Het onderzoek naar ongebruikelijke transacties wordt verricht door het hoofd van het Meldpunt ongebruikelijke transacties. Hij verstrekt de informatie, voorzover aanwezig, bedoeld in artikel 6 van de Landsverordening melding ongebruikelijke transacties, die op de desbetreffende kandidaat betrekking heeft.

Artikel 7

1. De kabinetsformateur doet of bevordert geen voordracht tot de benoeming van een kandidaat, indien die zich niet verdraagt met de uitkomst van enig in artikel 2, eerste lid, bedoeld onderzoek en voorts indien de kandidaat:

a. is veroordeeld wegens misdrijf;

b. verdachte is in een lopend strafrechtelijk onderzoek terzake van een misdrijf;

c. of een bedrijf waarvan hij als eigenaar kan worden aangemerkt of waarin hij een meerderheidsbelang heeft surséance van betaling heeft verkregen of in staat van faillissement is verklaard;

d. niet of niet tijdig een regeling treft om zijn zakelijke belangen op afstand te zetten dan wel nalaat zijn nevenfuncties en nevenwerkzaamheden op te geven;

e. geen regeling betreffende de betaling van belastingen of premies heeft getroffen of een zodanige regeling niet of niet volledig is nagekomen;

f. bij de Opiumlandsverordening 1960 verboden middelen gebruikt.

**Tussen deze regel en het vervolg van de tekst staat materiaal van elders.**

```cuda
static ChunkView carve(char* arena, int64_t T, int64_t Nv, int64_t Ne, int64_t Na, const int32_t* d_targets,
                       int64_t Wd = 0) {
  ChunkView c{};
  char* cur = arena;
  const int64_t Np = Nv + Ne + T;
  c.T = (int32_t)T;
  c.tgt = d_targets;
  c.tidx = take<int64_t>(cur, T);
  c.voff = take<int64_t>(cur, T + 1);
  c.eoff = take<int64_t>(cur, T + 1);
  c.aoff = take<int64_t>(cur, T + 1);
  c.tn = take<int32_t>(cur, T); c.tm = take<int32_t>(cur, T); c.tlu = take<int32_t>(cur, T); c.tlv = take<int32_t>(cur, T);
  c.tnp = take<int32_t>(cur, T); c.tnpos = take<int32_t>(cur, T); c.tnneg = take<int32_t>(cur, T); c.tncls = take<int32_t>(cur, T);
  c.tnb = take<int32_t>(cur, T); c.tminv = take<int32_t>(cur, T); c.tmaxv = take<int32_t>(cur, T);
  c.tstatus = take<uint8_t>(cur, T);
  c.tfb = take<uint8_t>(cur, T);
  c.vord = take<int32_t>(cur, Nv); c.vrank = take<int32_t>(cur, Nv);
  c.bfirst = take<int32_t>(cur, Nv + T);
  c.astart = take<int32_t>(cur, Nv); c.adeg = take<int32_t>(cur, Nv); c.aminw = take<float>(cur, Nv);
  c.anb = take<uint32_t>(cur, Na); c.aw = take<double>(cur, Na);
  c.vert = take<int32_t>(cur, Nv); c.vcls = take<int32_t>(cur, Nv); c.vs0 = take<int32_t>(cur, Nv);
  c.vs1 = take<int32_t>(cur, Nv); c.vs2 = take<int32_t>(cur, Nv); c.neg = take<int32_t>(cur, Nv);
  c.fval = take<double>(cur, Nv); c.d1 = take<double>(cur, Nv); c.d2 = take<double>(cur, Nv);
  c.v64a = take<unsigned long long>(cur, Nv); c.v64b = take<unsigned long long>(cur, Nv);
  c.v64c = take<unsigned long long>(cur, Nv);
  c.elo = take<int32_t>(cur, Ne); c.ehi = take<int32_t>(cur, Ne); c.pos = take<int32_t>(cur, Ne);
  c.arank = take<int32_t>(cur, Ne);
  c.ew = take<double>(cur, Ne);
  c.ord_asc = take<uint32_t>(cur, Ne); c.ord_desc = take<uint32_t>(cur, Ne);
  c.sp0 = take<uint32_t>(cur, Ne); c.sp1 = take<uint32_t>(cur, Ne);
  c.sk0 = take<unsigned long long>(cur, Ne); c.sk1 = take<unsigned long long>(cur, Ne);
  c.isneg = take<uint8_t>(cur, Ne);
  c.pkind = take<uint8_t>(cur, Np);
  c.pbv = take<int32_t>(cur, Np); c.pdv = take<int32_t>(cur, Np);
  c.pbirth = take<double>(cur, Np); c.pdeath = take<double>(cur, Np);
  c.dbm = Wd > 0 ? take<uint32_t>(cur, T * 2 * Wd) : nullptr;
  c.W = (int32_t)Wd;
  return c;
}

static int block_for(int64_t m_max) {
  if (m_max >= 32768) return 512;
  if (m_max >= 4096) return 256;
  if (m_max >= 512) return 128;
  if (m_max >= 96) return 64;
  return 32;
}
static int size_class(int64_t m) { return block_for(m); }
static int smem_class(int64_t n) { return n > 22000 ? 0 : (n > 16000 ? 1 : 2); }

struct StageTimer {
  bool on;
  cudaStream_t st;
  std::vector<cudaEvent_t>* pool;
  size_t used, first;
  std::vector<int> stage;
  StageTimer(cudaStream_t s, std::vector<cudaEvent_t>* pool_, size_t start) : st(s), pool(pool_), used(start), first(start) {
// ... 1446 lines not shown
```

### tlc-gnn_b200/csrc/tlc_common.cuh

```cuda
#pragma once
#include <cuda_runtime.h>
#include <stdint.h>

#include "../../include/tlc_b200.h"

namespace tlc {

struct GraphView {
  int32_t N;
  int64_t nnz;
  const int32_t* rowptr;
  const int32_t* col;
  const double* kappa;
  const uint4* rec;
};

struct ChunkView {
  int32_t T;
  const int32_t* tgt;
  const int64_t* tidx;
  const int64_t* voff;
  const int64_t* eoff;
  const int64_t* aoff;
  int32_t *tn, *tm, *tlu, *tlv, *tnp, *tnpos, *tnneg, *tncls;
// ... 207 lines not shown
}
__device__ __forceinline__ bool fv_normalisers(uint32_t flags, double& smax, double& ssum) {
  if (flags & TLC_F_NORM_EPS) { smax = __dadd_rn(smax, 1e-10); ssum = __dadd_rn(ssum, 1e-10); return true; }
  return !(smax == 0.0 || ssum == 0.0);
}
__device__ __forceinline__ double fv_value(int descriptor, bool node_mode, bool norm, double smax, double ssum, double a,
                                           double b) {
  double f = fv_descriptor(descriptor, node_mode, a, b);
  if (norm) f = __ddiv_rn(f, descriptor == TLC_DESC_SUM ? ssum : smax);
  return f;
}

template <typename PT>
__device__ __forceinline__ int uf_find(PT* p, int x) {
  for (;;) {
    const int px = (int)p[x];
    if (px == x) return x;
    const int gp = (int)p[px];
    p[x] = (PT)gp;
    x = gp;
  }
}

__device__ __forceinline__ double norm_cdf(double x) {
  return erfc(-x / 1.4142135623730951) * 0.5;
}
__device__ __forceinline__ double ramp_weight(double pers) {
  return pers < 0.0 ? 0.0 : (pers > 1.0 ? 1.0 : pers);
}
__device__ __forceinline__ void cdf_diffs(int res, double step, double birth, double pers, double* gb, double* gp) {
  double pb = norm_cdf(0.0 - birth), pp = norm_cdf(0.0 - pers);
#pragma unroll
  for (int i = 1; i <= res; i++) {
    const double pt = i * step;
    const double cb = norm_cdf(pt - birth), cp = norm_cdf(pt - pers);
    gb[i - 1] = cb - pb; gp[i - 1] = cp - pp;
    pb = cb; pp = cp;
  }
}
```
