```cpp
template <class K>
__device__ __forceinline__ void strip_mma(const char* sA, const uint4* b, int lane, f32x16_t (&acc)[K::MT]) {
    const char* ap = sA + (lane & 31) * K::AROW + (lane >> 5) * 16;
#pragma unroll
    for (int mt = 0; mt < K::MT; ++mt)
#pragma unroll
        for (int i = 0; i < 16; ++i) acc[mt][i] = 0.f;
    typedef unsigned u32x4_t __attribute__((ext_vector_type(4)));
    u32x4_t a[2][K::MT];
#pragma unroll
    for (int mt = 0; mt < K::MT; ++mt) a[0][mt] = *reinterpret_cast<const u32x4_t*>(ap + mt * 32 * K::AROW);
#pragma unroll
    for (int ks = 0; ks < K::KS; ++ks) {
        if (ks + 1 < K::KS) {
#pragma unroll
            for (int mt = 0; mt < K::MT; ++mt) a[(ks + 1) & 1][mt] = *reinterpret_cast<const u32x4_t*>(ap + mt * 32 * K::AROW + (ks + 1) * 32);
        }
#pragma unroll
        for (int mt = 0; mt < K::MT; ++mt) {
            asm volatile("" : "+v"(a[ks & 1][mt]) :: "memory");
            acc[mt] = __builtin_amdgcn_mfma_f32_32x32x16_bf16(__builtin_bit_cast(bf16x8_t, a[ks & 1][mt]), __builtin_bit_cast(bf16x8_t, b[ks]), acc[mt], 0, 0, 0);
        }
    }
}

template <int C, int S>
__global__ __launch_bounds__((StripCfg<C, S>::THREADS), 2) void naf_strip_dwgate_kernel(const StripP p) {
    typedef StripCfg<C, S> K;
    extern __shared__ __attribute__((aligned(16))) char smem[];
    const int tid = threadIdx.x, lane = tid & 63, wave = __builtin_amdgcn_readfirstlane(tid >> 6);
    const int lid = (gridDim.x & 7) == 0 ? (blockIdx.x & 7) * (gridDim.x >> 3) + (blockIdx.x >> 3) : blockIdx.x;
    const int cg = lid % K::CG, sid = lid / K::CG;
    const int face = sid / K::NSTRIP, kk = sid - face * K::NSTRIP;
    const bool has_up = kk > 0, has_dn = kk < K::NSTRIP - 1;
    const int row_first = face * K::HW + kk * K::OWN - K::S;
    const int tile = cg * K::WAVES + wave, col = tile * 32 + (lane & 31);

    uint4 bw[K::KS];
    chain_load_b<C>(p.W1, tile, lane, bw);
    {
        const int l16 = lane & 15, g16 = tid >> 4;
        constexpr int RG = K::THREADS / 16, PASSES = K::ROWS / RG;
        const float* f = p.film + (size_t)(p.face0 + face) * p.film_face_stride;
        float gn[K::V][8], bs[K::V][8];
#pragma unroll
        for (int v = 0; v < K::V; ++v) {
            const int k = 8 * l16 + 128 * v;
            const float4 g0 = *reinterpret_cast<const float4*>(f + p.film_gain_off + k), g1 = *reinterpret_cast<const float4*>(f + p.film_gain_off + k + 4);
            const float4 b0 = *reinterpret_cast<const float4*>(f + p.film_bias_off + k), b1 = *reinterpret_cast<const float4*>(f + p.film_bias_off + k + 4);
            gn[v][0] = g0.x; gn[v][1] = g0.y; gn[v][2] = g0.z; gn[v][3] = g0.w; gn[v][4] = g1.x; gn[v][5] = g1.y; gn[v][6] = g1.z; gn[v][7] = g1.w;
            bs[v][0] = b0.x; bs[v][1] = b0.y; bs[v][2] = b0.z; bs[v][3] = b0.w; bs[v][4] = b1.x; bs[v][5] = b1.y; bs[v][6] = b1.z; bs[v][7] = b1.w;
        }
        uint4 raw[PASSES][K::V];
        float2 part[PASSES];
        const int np = p.stats_np;
#pragma unroll
        for (int it = 0; it < PASSES; ++it) {
            const int r = it * RG + g16;
            const bool ok = (r >= K::S || has_up) && (r < K::S + K::OWN || has_dn);
            const int row = ok ? row_first + r : row_first + K::S;
#pragma unroll
            for (int v = 0; v < K::V; ++v) raw[it][v] = *reinterpret_cast<const uint4*>(p.Xb + (size_t)row * C + 8 * l16 + 128 * v);
            part[it] = l16 < np ? p.stats_in[(size_t)row * np + l16] : make_float2(0.f, 0.f);
        }
        const float inv_np = 1.0f / (float)np, cnt = (float)p.stats_cnt;
#pragma unroll
        for (int it = 0; it < PASSES; ++it) {
            const int r = it * RG + g16;
            const bool ok = (r >= K::S || has_up) && (r < K::S + K::OWN || has_dn);
            const float mean = row16_sum(part[it].x) * inv_np;
            const float d = part[it].x - mean;
            const float q = l16 < np ? fmaf(cnt * d, d, part[it].y) : 0.f;
            const float var = row16_sum(q) * (inv_np / cnt);
            float rstd = __frsqrt_rn(var + p.ln_eps), mu = -mean * rstd;
            asm volatile("" : "+v"(rstd), "+v"(mu));
#pragma unroll
            for (int v = 0; v < K::V; ++v) {
                float x[8];
                unpack8(raw[it][v], x);
#pragma unroll
                for (int e = 0; e < 8; ++e) x[e] = fmaf(fmaf(x[e], rstd, mu), gn[v][e], bs[v][e]);
                *reinterpret_cast<uint4*>(smem + K::ALN_OFF + r * K::AROW + 16 * l16 + 256 * v) = ok ? pack8(x) : make_uint4(0, 0, 0, 0);
            }
// ... 110 lines not shown
```

Baseline: 66.99.

## Compute face depthwise conv directly from MFMA accumulators via lane shuffles

Adds a register-resident depthwise 3x3 path for the face kernel. It reads the MFMA accumulator layout in place and exchanges edge pixels between the lane halves with xor-32 shuffles, so the LDS round trip and the wave barrier are no longer needed. A compile-time map (FaceDwMap) gives each lane's tile, register and partner slots, and the gate write and pooling are remapped to the new pixel ordering. The LDS path stays for C==256 with OWN==32 or when the macro is set, and an asm barrier on the lane index is added for C==256. This trades LDS traffic for extra shuffles and register pressure.

```diff
diff --git a/hifidiff_amd/_lib.py b/hifidiff_amd/_lib.py
--- a/hifidiff_amd/_lib.py
+++ b/hifidiff_amd/_lib.py
@@ -7,7 +7,7 @@
 _HERE = os.path.dirname(os.path.abspath(__file__))
 LIB_PATH = os.path.join(_HERE, "libhifidiff_hip.so")
 UNITS = [os.path.join(_HERE, "csrc", f) for f in ("hd_lib.hip", "hd_aux.hip", "hd_stages.hip", "hd_stages_rows.hip", "hd_strip.hip", "hd_dispatch_ln.hip", "hd_dispatch_lnface.hip", "hd_dispatch_bf16.hip", "hd_dispatch_misc.hip")]
-SOURCES = UNITS + [os.path.join(_HERE, "csrc", f) for f in ("hd_gemm.hpp", "hd_dispatch.hpp", "hd_kernels.hpp", "hd_chain.hpp", "hd_conv.hpp", "hd_cr.hpp", "hd_vae.hpp", "hd_internal.hpp", "hd_faceset.hpp", "hd_stage_api.hpp", "hd_xcd.hpp", "hd_xcd2.hpp", "hd_face.hpp", "hd_strip.hpp", "hd_wide.hpp", "hd_end.hpp", "hd_color.hpp")]
+SOURCES = UNITS + [os.path.join(_HERE, "csrc", f) for f in ("hd_gemm.hpp", "hd_dispatch.hpp", "hd_kernels.hpp", "hd_chain.hpp", "hd_conv.hpp", "hd_cr.hpp", "hd_vae.hpp", "hd_internal.hpp", "hd_faceset.hpp", "hd_stage_api.hpp", "hd_xcd.hpp", "hd_xcd2.hpp", "hd_face.hpp", "hd_face_dw.hpp", "hd_strip.hpp", "hd_wide.hpp", "hd_end.hpp", "hd_color.hpp")]
 HEADER = os.path.join(os.path.dirname(_HERE), "include", "hifidiff_hip.h")
 
 
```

2. Indien een kandidaat niet wordt voorgedragen tot benoeming als minister, deelt de kabinetsformateur hem dit zo spoedig mogelijk schriftelijk mee onder vermelding van de reden daarvan.

Artikel 8

1. De resultaten van de onderzoeken, bedoeld in artikel 2, eerste lid, en de inhoud van gesprekken en correspondentie tussen de kabinetsformateur en de kandidaat, zijn vertrouwelijk. Over de inhoud daarvan worden, behalve aan de Gouverneur, geen mededelingen gedaan.

2. De kabinetsformateur zendt aan de Gouverneur een overzicht van de wijze waarop invulling is gegeven aan het bepaalde in artikel 10, eerste en tweede lid.

3. De resultaten van de onderzoeken, bedoeld in artikel 2, derde lid, en de inhoud van gesprekken en correspondentie tussen de ondervoorzitter van de Raad van Advies en de kabinetsformateur, die tevens kandidaat is, zijn vertrouwelijk. De tweede volzin van het eerste lid is van overeenkomstige toepassing.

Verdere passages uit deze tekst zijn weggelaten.